Oct 052011
 

We all have one somewhere in our collection. An album that we love but the would-be tastemakers of rock and roll say we should shun like the plague. Some think Dylan‘s Self Portrait is a masterpiece. There are people who like the StonesDirty Work. Why, I know someone who actually thinks that Anderson, Wakeman, Bruford, and Howe is the greatest Yes album ever. I question his sanity, even as a devoted Yes fan myself, but there you are.

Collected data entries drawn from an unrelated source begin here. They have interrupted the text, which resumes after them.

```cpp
int fail(const char* what, hipError_t e = hipSuccess);
#define HCHECK(expr)                                   \
    do {                                               \
        hipError_t _e = (expr);                        \
        if (_e != hipSuccess) return fail(#expr, _e);  \
    } while (0)
#define LCHECK(expr)                                   \
    do {                                               \
        hipError_t _e = (expr);                        \
        if (_e != hipSuccess) return fail(#expr, _e);  \
    } while (0)

constexpr float kBnEps = 1e-5f;
constexpr float kBnMomentum = 0.1f;

// ... 56 lines not shown
    long long nparam = 0, nparam_padded = 0, nbn = 0;
    long long arena_elems = 0, wg_elems = 0, slab_elems = 0;
    long long bucket_off[4], bucket_numel[4];
    long long bucket_wg_off[4], bucket_wg_numel[4];
    size_t ws_bytes = 0;
    size_t xin_off = 0, arena_off = 0, wg_off = 0, partial_off = 0, z0_off = 0, p0_off = 0, idx_off = 0;
    size_t g0_off = 0, dz0_off = 0, G_off[3] = {0, 0, 0}, T_off[2] = {0, 0}, slab_off = 0;
    size_t pooled_off = 0, emb_off = 0, h1_off = 0, h2_off = 0, pred_off = 0;
    size_t dpred_off = 0, dh2_off = 0, dh1_off = 0, demb_off = 0, dpooled_off = 0;
    size_t desc_off = 0, bmap_pack_off = 0, bmap_unpack_off[4] = {0, 0, 0, 0};
    int xHp = 0, xWp = 0;
    int H0 = 0, W0 = 0, H1 = 0, W1 = 0;
    std::vector<PackDesc> descs;
    std::vector<int> bmap_pack;
    std::vector<int> bmap_adam;
    size_t bmap_adam_off = 0;
    int nstem_pack_blocks = 0;
    std::vector<int> bmap_unpack[4];
    size_t partial_bytes = 0;
    struct Graph { int n; hipGraph_t g; hipGraphExec_t e; };
    std::vector<Graph> graphs;
    void* bound_ws = nullptr;
    bool fused_bn = true;
    size_t fused_off = 0, fused_bytes = 0;
    size_t syncerr_off = 0;
    bool wg_group = true;
    size_t gslab_off = 0;
    bool dgrad_sums = true;
    bool relu_bits = true;
    bool lazy_next = false, grads_in_scratch = false;
// ... 45 lines not shown
```

vpd_amd/csrc/plan.hip:

```cpp
#include <hip/hip_runtime.h>
#include <math.h>
#include <stdio.h>
#include <stdlib.h>
#include <string.h>

#include <string>
#include <algorithm>
#include <vector>

#include "plan.h"

static thread_local std::string g_err;
int fail(const char* what, hipError_t e) {
    char buf[512];
    if (e != hipSuccess) snprintf(buf, sizeof buf, "%s: %s", what, hipGetErrorString(e));
    else snprintf(buf, sizeof buf, "%s", what);
    g_err = buf;
    return -1;
}

extern "C" const char* vpd_last_error(void) { return g_err.c_str(); }
extern "C" const char* vpd_elem_dtype(void) { return VPD_ELEM_NAME; }
extern "C" int vpd_abi_version(void) { return 5; }

// ... 168 lines not shown
        };
        take(B.c1); take(B.c2);
        if (bottleneck) take(B.c3);
        if (B.ds) take(B.cd);
    }
    {
        long long at = (long long)p->stem.ntaps * p->stem.Co * p->stem.Kc;
        for (int b = 3; b >= 0; --b) {
            if (p->bucket_wg_off[b] != at) { delete p; return fail("internal: weight-gradient scratch is not bucket-contiguous"); }
            at += p->bucket_wg_numel[b];
        }
        if (at != p->wg_elems) { delete p; return fail("internal: weight-gradient scratch size mismatch"); }
    }
    {
        const int nconv = (int)p->descs.size();
        for (size_t i = 0; i + 1 < p->bmap_pack.size(); i += 2) {
            if (p->bmap_pack[i] == 0) { p->nstem_pack_blocks++; continue; }
            p->bmap_adam.push_back(p->bmap_pack[i]); p->bmap_adam.push_back(p->bmap_pack[i + 1]);
        }
        std::vector<std::pair<long long, long long>> convs;
        for (int i = 1; i < nconv; ++i)
            convs.push_back({p->descs[i].src_off, (long long)p->descs[i].Co * p->descs[i].Ci * p->descs[i].kh * p->descs[i].kw});
        std::sort(convs.begin(), convs.end());
        long long pos = 0;
        auto plain = [&](long long a, long long b) {
            if (b <= a) return;
            PackDesc d = {};
            d.src_off = a; d.numel = b - a; d.stem = 2; d.kh = d.kw = 1; d.dgr_off = -1;
            const int id = (int)p->descs.size();
            p->descs.push_back(d);
            for (long long ch = 0; ch * 2048 < b - a; ++ch) { p->bmap_adam.push_back(id); p->bmap_adam.push_back((int)ch); }
        };
        for (auto& cv : convs) { plain(pos, cv.first); pos = cv.first + cv.second; }
        plain(pos, p->nparam_padded);
// ... 305 lines not shown

extern "C" int vpd_plan_adamw_step(vpd_plan_t* p, float* params, const float* grads, float* adam_m, float* adam_v,
                                   long long numel, double lr, double beta1, double beta2, double eps,
                                   double weight_decay, int step, void* workspace, void* stream) {
    if (!p || !params || !grads || !adam_m || !adam_v || !workspace) return fail("null argument");
    if (p->bound_ws != workspace) return fail("workspace not initialised with vpd_plan_init_workspace");
    if (numel % 4 || numel < p->nparam_padded) return fail("numel must be a multiple of 4 and cover the plan's parameters");
    if (step < 1) return fail("step is 1-based");
    hipStream_t s = (hipStream_t)stream;
    char* ws = (char*)workspace;
    LCHECK(vpd_launch_adamw_pack(reinterpret_cast<const PackDesc*>(ws + p->desc_off),
                                 reinterpret_cast<const int*>(ws + p->bmap_adam_off), (int)p->bmap_adam.size() / 2, params,
                                 grads, adam_m, adam_v, reinterpret_cast<bf16_t*>(ws + p->arena_off), lr, beta1, beta2,
                                 eps, weight_decay, step, s,
                                 p->grads_in_scratch ? reinterpret_cast<const float*>(ws + p->wg_off) : nullptr,
                                 1.0f / p->loss_scale));
    p->grads_in_scratch = false;
    LCHECK(vpd_launch_pack_weights(reinterpret_cast<const PackDesc*>(ws + p->desc_off), (int)p->descs.size(),
                                   reinterpret_cast<const int*>(ws + p->bmap_pack_off), p->nstem_pack_blocks, params,
                                   reinterpret_cast<bf16_t*>(ws + p->arena_off), s));
    if (numel > p->nparam_padded)
        LCHECK(vpd_launch_adamw(params + p->nparam_padded, grads + p->nparam_padded, adam_m + p->nparam_padded,
                                adam_v + p->nparam_padded, (long)(numel - p->nparam_padded), lr, beta1, beta2, eps,
                                weight_decay, step, s, 1.0f / p->loss_scale));
    return 0;
}

extern "C" int vpd_plan_set_loss_scale(vpd_plan_t* p, float scale) {
    if (!p) return fail("null plan");
    if (!(scale > 0.f) || !(scale < 3.0e38f)) return fail("loss scale must be a positive finite number");
    p->loss_scale = scale;
// ... 71 lines not shown
    return 0;
}

extern "C" int vpd_plan_adamw_step_scaled(vpd_plan_t* p, float* params, const float* grads, float* adam_m, float* adam_v,
                                          long long numel, double lr, double beta1, double beta2, double eps,
                                          double weight_decay, const vpd_scale_state* state, void* workspace, void* stream) {
    if (!p || !params || !grads || !adam_m || !adam_v || !state || !workspace) return fail("null argument");
    if (p->bound_ws != workspace) return fail("workspace not initialised with vpd_plan_init_workspace");
    if (numel % 4 || numel < p->nparam_padded) return fail("numel must be a multiple of 4 and cover the plan's parameters");
    hipStream_t s = (hipStream_t)stream;
    char* ws = (char*)workspace;
    LCHECK(vpd_launch_adamw_pack_scaled(reinterpret_cast<const PackDesc*>(ws + p->desc_off),
                                        reinterpret_cast<const int*>(ws + p->bmap_adam_off), (int)p->bmap_adam.size() / 2,
                                        params, grads, adam_m, adam_v, reinterpret_cast<bf16_t*>(ws + p->arena_off), lr, beta1,
                                        beta2, eps, weight_decay, state, s,
                                        p->grads_in_scratch ? reinterpret_cast<const float*>(ws + p->wg_off) : nullptr));
    p->grads_in_scratch = false;
    LCHECK(vpd_launch_pack_weights(reinterpret_cast<const PackDesc*>(ws + p->desc_off), (int)p->descs.size(),
                                   reinterpret_cast<const int*>(ws + p->bmap_pack_off), p->nstem_pack_blocks, params,
                                   reinterpret_cast<bf16_t*>(ws + p->arena_off), s));
    if (numel > p->nparam_padded)
        LCHECK(vpd_launch_adamw_scaled(params + p->nparam_padded, grads + p->nparam_padded, adam_m + p->nparam_padded,
                                       adam_v + p->nparam_padded, (long)(numel - p->nparam_padded), lr, beta1, beta2, eps,
                                       weight_decay, state, s));
    return 0;
}

extern "C" int vpd_scale_state_update(vpd_scale_state* state, float growth, float backoff, int growth_interval, void* stream) {
    if (!state) return fail("null argument");
    if (!(growth >= 1.f) || !(growth < 3.0e38f)) return fail("growth factor must be finite and >= 1");
    if (!(backoff > 0.f) || !(backoff <= 1.f)) return fail("backoff factor must be in (0, 1]");
// ... 48 lines not shown
    for (auto& t : p->timed) {
        HCHECK(hipEventSynchronize(t.b));
        float ms = 0.f;
        HCHECK(hipEventElapsedTime(&ms, t.a, t.b));
        const int cls = t.cls;
        p->ev_pool.push_back(t.a); p->ev_pool.push_back(t.b);
        if (cls < 0 || cls >= nclasses) continue;
        out[3 * cls + 0] += 1.0; out[3 * cls + 1] += ms; out[3 * cls + 2] += t.flops;
    }
    p->timed.clear();
    return 0;
}

extern "C" int vpd_op_conv_bm(int M, int Co) { return vpd_conv_bm(M, Co); }
extern "C" size_t vpd_op_wgrad_slab_bytes(void) { return vpd_wgrad_slab_bytes(); }

static TapSet tapset_from(const int* t) {
    TapSet ts;
    ts.nr = t[0]; ts.nc = t[1]; ts.dy0 = t[2]; ts.dys = t[3]; ts.dx0 = t[4]; ts.dxs = t[5];
    ts.w0 = t[6]; ts.wrs = t[7]; ts.wcs = t[8];
    return ts;
}

extern "C" int vpd_op_conv2d(const void* x, const void* w, void* y, double* stats, int n, int xHp, int xWp, int xC,
                             int yHp, int yWp, int yC, int ypad, int Hs, int Ws, int osub, int oph, int opw, int istr,
                             int Kc, int Co, const int* tapset9, int accumulate, void* stream) {
    ConvParams q;
    memset(&q, 0, sizeof q);
    q.x = (const bf16_t*)x; q.xHp = xHp; q.xWp = xWp; q.xC = xC; q.w = (const bf16_t*)w;
    q.y = (bf16_t*)y; q.yHp = yHp; q.yWp = yWp; q.yC = yC; q.ypad = ypad; q.stats = stats;
// ... 453 lines not shown
```

vpd_amd/csrc/switches.h:

```cpp
#pragma once
#include <stdlib.h>

#define VPD_SWITCHES(X)                                        \
    X(fused_bn,           "VPD_FUSED_BN",          1)          \
    X(bn_pair,            "VPD_BN_PAIR",           1)          \
    X(bn_xcd,             "VPD_BN_XCD",            1)          \
    X(bn_xcd_force,       "VPD_BN_XCD_FORCE",     -1)          \
    X(dgrad_sums,         "VPD_DGRAD_SUMS",        1)          \
    X(dgrad_sums_l1,      "VPD_DGRAD_SUMS_L1",     1)          \
    X(dgrad_sums_s2,      "VPD_DGRAD_SUMS_S2",     1)          \
    X(dgrad_sums_pair,    "VPD_DGRAD_SUMS_PAIR",   1)          \
    X(dgrad_sums_1x1,     "VPD_DGRAD_SUMS_1X1",    1)          \
    X(relu_bits,          "VPD_RELU_BITS",         1)          \
    X(poolbwd_fold,       "VPD_POOLBWD_FOLD",      1)          \
    X(ds_merge,           "VPD_DS_MERGE",          1)          \
    X(pws,                "VPD_PWS",               1)          \
    X(pws_blocks,         "VPD_PWS_BLOCKS",        0)          \
    X(ws_256x64,          "VPD_WS_256x64",         1)          \
    X(ws_mw8,             "VPD_WS_MW8",            1)          \
    X(no_ws,              "VPD_NO_WS",             0)          \
    X(pws_geo,            "VPD_PWS_GEO",           1)          \
    X(pws_rot,            "VPD_PWS_ROT",           1)          \
    X(reserve_cus,        "VPD_RESERVE_CUS",       0)          \
    X(c64x2,              "VPD_C64X2",             1)          \
    X(conv1x1_ws,         "VPD_CONV1X1_WS",        1)          \
    X(conv_s2_ws,         "VPD_CONV_S2_WS",        1)          \
    X(conv_s2_dgrad_ws,   "VPD_CONV_S2_DGRAD_WS",  1)          \
    X(wg2,                "VPD_WG2",               1)          \
    X(wg2_1x1,            "VPD_WG2_1X1",           1)          \
    X(wg2_tco256,         "VPD_WG2_TCO256",        1)          \
    X(conv1x1_stream,     "VPD_CONV1X1_STREAM",    1)          \
    X(bneck_recompute,    "VPD_BNECK_RECOMPUTE",   1)          \
    X(wg_group,           "VPD_WG_GROUP",          1)          \
    X(wg_merge,           "VPD_WG_MERGE",          1)          \
    X(wgrad_1x1,          "VPD_WGRAD_1X1",        -1)          \
    X(wgrad_s2,           "VPD_WGRAD_S2",          1)          \
    X(wgrad_ds_ride,      "VPD_WGRAD_DS_RIDE",     1)          \
    X(stem_lds_store,     "VPD_STEM_LDS_STORE",    1)          \
    X(stem_pair,          "VPD_STEM_PAIR",         1)          \
    X(stem_quad,          "VPD_STEM_QUAD",         1)          \
    X(stem_poolsums,      "VPD_STEM_POOLSUMS",     1)          \
    X(stem_pool_fused,    "VPD_STEM_POOL_FUSED",   1)          \
    X(ablate,             "VPD_ABLATE",            0)
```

The year is 1987. Things were ugly in the Pink Floyd camp. Roger Waters and David Gilmour were no longer on speaking terms, Richard Wright was tooting up coke on his sailboat, and Nick Mason was polishing his prized and enviable classic car collection. Nothing had been done since the release of  the tepid and strained The Final Cut, in 1983, and Floyd seemed to have come to a bitter and acrimonious end. However, something unexpected happened. Gilmour had been working on a solo album, but he changed his mind and devoted his efforts to a revived Pink Floyd. Against admonishments by Roger Waters, he brought Mason and Wright back on board, brought in The Wall collaborator Bob Ezrin to produce, and released A Momentary Lapse of Reason in September. Waters snorted in derision as he prepared a lawsuit over Gilmour’s seemingly unauthorized use of the Pink Floyd name. Reviewers were not kind but buyers didn’t care: the album was a multi-platinum smash and the subsequent tour was a monster.

To this day, people have written off A Momentary Lapse of Reason as weak and unimaginative fake Pink Floyd,a glorified Gilmour solo album, and a patchwork affair overly dependent on outside help. Never mind that Pink Floyd used soul-sister vocal sweetening, guest vocalists, and horn players since Dark Side of the Moon, not to mention an orchestra on The Wall. Ignore the fact that The Final Cut was basically a Roger Waters solo album with Mason and Gilmore as backing musicians and Wright left out in the cold. Me? I think Reason, while not perfect, is a pretty good album overall that largely manages to capture the grandeur and weight of latter-day Pink Floyd at its best. I’d rather listen to it than The Final Cut, Atom Heart Mother, and at least half of The Wall.

So what do you folks think about A Momentary Lapse of Reason? Also, what other album do you love that you’re supposed to hate?